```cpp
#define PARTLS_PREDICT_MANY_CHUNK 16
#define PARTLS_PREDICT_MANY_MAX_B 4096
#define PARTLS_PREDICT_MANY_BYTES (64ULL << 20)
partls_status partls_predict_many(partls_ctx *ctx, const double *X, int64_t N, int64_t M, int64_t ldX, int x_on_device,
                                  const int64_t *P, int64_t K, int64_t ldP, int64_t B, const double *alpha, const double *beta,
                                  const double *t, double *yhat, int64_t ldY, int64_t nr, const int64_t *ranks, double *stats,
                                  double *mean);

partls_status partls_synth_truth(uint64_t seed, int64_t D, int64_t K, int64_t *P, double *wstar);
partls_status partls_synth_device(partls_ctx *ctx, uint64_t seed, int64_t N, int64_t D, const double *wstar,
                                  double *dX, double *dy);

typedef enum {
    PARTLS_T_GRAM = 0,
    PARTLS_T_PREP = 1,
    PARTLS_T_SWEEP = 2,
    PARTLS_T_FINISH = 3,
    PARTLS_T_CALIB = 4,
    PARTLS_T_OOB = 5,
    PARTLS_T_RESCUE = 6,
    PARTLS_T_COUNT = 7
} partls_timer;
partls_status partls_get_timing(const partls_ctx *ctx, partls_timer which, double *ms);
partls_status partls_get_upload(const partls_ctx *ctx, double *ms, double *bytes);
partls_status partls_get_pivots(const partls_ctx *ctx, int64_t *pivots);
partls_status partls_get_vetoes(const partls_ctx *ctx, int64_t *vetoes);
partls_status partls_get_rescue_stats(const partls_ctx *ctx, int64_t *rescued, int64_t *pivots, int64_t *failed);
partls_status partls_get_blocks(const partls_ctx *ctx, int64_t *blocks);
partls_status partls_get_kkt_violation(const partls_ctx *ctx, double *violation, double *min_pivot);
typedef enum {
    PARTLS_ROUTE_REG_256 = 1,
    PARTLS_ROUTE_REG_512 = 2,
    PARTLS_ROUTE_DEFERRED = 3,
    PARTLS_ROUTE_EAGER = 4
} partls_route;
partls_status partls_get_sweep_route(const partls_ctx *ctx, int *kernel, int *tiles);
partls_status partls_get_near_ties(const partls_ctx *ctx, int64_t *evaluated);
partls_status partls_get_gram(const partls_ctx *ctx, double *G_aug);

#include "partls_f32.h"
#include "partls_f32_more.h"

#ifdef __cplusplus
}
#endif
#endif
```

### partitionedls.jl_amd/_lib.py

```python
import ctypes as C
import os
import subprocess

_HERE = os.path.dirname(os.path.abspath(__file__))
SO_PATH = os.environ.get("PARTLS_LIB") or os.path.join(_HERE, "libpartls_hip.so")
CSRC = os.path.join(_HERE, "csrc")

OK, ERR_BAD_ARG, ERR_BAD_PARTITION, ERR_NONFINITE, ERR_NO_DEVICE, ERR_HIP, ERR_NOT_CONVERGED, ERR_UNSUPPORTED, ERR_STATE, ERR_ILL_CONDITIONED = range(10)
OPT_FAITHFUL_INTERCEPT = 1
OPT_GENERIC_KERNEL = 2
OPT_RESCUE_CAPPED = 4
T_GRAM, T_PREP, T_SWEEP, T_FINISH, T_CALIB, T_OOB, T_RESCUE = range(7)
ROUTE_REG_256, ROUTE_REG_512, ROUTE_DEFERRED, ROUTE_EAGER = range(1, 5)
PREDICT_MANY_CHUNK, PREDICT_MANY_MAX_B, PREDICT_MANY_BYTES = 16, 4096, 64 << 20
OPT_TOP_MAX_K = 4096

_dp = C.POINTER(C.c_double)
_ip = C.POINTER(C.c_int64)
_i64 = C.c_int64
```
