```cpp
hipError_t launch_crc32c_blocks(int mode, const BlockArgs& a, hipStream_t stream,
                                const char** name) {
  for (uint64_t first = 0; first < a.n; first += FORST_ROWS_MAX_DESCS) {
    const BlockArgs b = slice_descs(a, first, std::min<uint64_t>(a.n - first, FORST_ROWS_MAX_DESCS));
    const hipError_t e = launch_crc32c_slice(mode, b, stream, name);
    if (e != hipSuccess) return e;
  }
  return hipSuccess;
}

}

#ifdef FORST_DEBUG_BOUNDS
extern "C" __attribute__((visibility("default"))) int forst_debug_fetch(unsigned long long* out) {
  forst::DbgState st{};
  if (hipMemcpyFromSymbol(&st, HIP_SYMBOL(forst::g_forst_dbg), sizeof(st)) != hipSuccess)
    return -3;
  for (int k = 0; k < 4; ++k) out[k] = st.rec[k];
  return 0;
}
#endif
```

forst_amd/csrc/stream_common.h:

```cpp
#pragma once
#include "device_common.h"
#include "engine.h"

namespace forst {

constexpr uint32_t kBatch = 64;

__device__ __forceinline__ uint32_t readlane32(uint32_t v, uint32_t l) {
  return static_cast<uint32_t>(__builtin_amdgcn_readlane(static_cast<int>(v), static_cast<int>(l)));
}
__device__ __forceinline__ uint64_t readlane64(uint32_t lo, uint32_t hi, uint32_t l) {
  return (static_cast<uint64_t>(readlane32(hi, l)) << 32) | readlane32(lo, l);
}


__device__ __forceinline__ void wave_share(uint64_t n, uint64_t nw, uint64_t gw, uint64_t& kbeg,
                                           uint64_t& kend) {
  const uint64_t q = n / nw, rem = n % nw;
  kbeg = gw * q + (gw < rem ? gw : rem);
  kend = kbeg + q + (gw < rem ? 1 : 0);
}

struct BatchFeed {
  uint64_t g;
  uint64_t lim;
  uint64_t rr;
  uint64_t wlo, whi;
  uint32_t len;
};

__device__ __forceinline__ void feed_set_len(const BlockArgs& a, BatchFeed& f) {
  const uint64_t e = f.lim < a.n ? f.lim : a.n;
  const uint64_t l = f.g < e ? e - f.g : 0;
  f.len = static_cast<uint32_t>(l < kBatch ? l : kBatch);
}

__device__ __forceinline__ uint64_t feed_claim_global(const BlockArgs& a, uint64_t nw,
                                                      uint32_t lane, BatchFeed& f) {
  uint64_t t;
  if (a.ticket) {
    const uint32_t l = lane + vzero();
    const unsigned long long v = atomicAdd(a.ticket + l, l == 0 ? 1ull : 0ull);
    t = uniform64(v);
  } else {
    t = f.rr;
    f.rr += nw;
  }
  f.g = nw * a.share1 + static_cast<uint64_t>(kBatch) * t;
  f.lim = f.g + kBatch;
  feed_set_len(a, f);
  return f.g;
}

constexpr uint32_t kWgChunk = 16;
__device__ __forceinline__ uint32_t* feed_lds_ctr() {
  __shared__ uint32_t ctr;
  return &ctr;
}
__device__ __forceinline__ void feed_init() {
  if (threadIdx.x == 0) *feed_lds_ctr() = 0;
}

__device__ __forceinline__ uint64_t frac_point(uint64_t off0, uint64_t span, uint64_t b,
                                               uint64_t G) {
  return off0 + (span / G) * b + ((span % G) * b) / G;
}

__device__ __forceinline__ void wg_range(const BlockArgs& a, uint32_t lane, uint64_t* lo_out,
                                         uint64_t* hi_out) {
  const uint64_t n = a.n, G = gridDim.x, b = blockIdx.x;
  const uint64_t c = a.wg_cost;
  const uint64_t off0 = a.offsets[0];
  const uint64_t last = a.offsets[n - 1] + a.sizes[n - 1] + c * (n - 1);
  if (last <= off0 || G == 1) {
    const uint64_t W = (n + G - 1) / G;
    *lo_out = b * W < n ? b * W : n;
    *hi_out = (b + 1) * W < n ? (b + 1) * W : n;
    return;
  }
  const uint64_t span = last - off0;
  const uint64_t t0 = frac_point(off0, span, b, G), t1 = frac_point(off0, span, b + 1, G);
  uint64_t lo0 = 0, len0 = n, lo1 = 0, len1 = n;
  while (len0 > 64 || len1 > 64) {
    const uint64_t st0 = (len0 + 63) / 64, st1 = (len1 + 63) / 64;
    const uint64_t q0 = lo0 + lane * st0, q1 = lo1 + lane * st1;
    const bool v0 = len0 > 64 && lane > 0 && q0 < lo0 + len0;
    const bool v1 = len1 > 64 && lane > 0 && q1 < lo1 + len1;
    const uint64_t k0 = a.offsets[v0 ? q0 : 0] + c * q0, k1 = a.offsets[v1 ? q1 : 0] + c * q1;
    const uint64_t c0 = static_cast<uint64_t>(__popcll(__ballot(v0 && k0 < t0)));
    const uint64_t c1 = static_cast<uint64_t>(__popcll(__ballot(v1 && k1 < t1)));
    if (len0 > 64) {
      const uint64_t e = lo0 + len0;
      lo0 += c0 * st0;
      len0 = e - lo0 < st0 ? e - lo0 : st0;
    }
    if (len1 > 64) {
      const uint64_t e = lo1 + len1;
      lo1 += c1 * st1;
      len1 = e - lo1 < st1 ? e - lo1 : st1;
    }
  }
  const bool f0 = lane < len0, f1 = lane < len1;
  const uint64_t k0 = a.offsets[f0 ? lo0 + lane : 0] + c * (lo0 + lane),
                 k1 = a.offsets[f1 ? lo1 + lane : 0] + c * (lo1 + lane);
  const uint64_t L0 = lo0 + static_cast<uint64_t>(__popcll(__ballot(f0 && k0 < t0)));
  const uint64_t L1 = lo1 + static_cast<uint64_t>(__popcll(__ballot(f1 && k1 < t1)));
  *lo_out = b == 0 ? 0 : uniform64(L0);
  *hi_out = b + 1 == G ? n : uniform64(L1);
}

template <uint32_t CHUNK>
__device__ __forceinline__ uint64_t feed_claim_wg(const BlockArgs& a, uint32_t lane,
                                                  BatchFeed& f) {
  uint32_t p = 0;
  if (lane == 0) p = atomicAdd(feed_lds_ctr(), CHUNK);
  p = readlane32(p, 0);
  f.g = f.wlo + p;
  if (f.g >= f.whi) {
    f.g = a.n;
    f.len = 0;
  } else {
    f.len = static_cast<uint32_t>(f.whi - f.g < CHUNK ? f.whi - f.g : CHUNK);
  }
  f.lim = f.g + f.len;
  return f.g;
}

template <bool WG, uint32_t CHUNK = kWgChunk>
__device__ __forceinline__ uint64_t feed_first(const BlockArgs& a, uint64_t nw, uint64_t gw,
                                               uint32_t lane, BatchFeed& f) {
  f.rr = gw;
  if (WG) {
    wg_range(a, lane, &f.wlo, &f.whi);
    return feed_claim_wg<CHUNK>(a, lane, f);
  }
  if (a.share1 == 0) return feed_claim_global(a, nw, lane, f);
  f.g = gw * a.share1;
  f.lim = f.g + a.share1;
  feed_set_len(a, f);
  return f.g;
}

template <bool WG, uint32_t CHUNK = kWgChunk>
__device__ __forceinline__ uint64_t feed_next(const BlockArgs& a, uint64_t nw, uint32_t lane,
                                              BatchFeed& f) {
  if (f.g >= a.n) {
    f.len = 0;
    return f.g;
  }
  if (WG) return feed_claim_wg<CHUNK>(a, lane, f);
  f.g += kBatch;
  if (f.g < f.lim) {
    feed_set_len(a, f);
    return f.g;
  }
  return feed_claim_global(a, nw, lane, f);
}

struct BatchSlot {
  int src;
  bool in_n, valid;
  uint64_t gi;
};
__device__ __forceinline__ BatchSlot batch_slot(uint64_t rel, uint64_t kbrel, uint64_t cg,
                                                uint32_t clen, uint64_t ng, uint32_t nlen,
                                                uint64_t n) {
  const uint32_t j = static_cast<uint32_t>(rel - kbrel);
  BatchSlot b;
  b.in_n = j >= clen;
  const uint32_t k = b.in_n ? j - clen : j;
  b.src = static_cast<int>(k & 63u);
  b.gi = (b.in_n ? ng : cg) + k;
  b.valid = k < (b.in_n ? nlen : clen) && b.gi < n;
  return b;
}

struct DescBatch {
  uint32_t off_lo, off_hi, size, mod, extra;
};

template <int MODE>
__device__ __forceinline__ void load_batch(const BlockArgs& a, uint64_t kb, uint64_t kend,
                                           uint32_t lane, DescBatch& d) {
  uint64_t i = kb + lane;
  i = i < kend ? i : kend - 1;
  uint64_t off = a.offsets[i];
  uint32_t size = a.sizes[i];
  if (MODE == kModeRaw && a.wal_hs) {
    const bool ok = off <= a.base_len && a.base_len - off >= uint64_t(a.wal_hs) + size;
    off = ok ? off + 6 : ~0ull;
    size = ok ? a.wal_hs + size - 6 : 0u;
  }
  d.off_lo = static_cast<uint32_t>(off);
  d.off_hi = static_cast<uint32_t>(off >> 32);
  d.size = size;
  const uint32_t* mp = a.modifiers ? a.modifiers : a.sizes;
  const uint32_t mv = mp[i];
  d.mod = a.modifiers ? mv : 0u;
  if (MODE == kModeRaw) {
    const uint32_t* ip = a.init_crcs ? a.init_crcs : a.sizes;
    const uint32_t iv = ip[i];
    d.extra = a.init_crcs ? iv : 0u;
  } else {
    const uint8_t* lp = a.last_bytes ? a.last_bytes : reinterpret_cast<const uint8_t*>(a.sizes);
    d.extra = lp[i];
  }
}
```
——
● Assignment
Go through the entries and return each line where the word "path" occurs.

● Solution to this problem
_HERE = os.path.dirname(os.path.abspath(__file__))
SO_PATH = os.environ.get("PARTLS_LIB") or os.path.join(_HERE, "libpartls_hip.so")
CSRC = os.path.join(_HERE, "csrc")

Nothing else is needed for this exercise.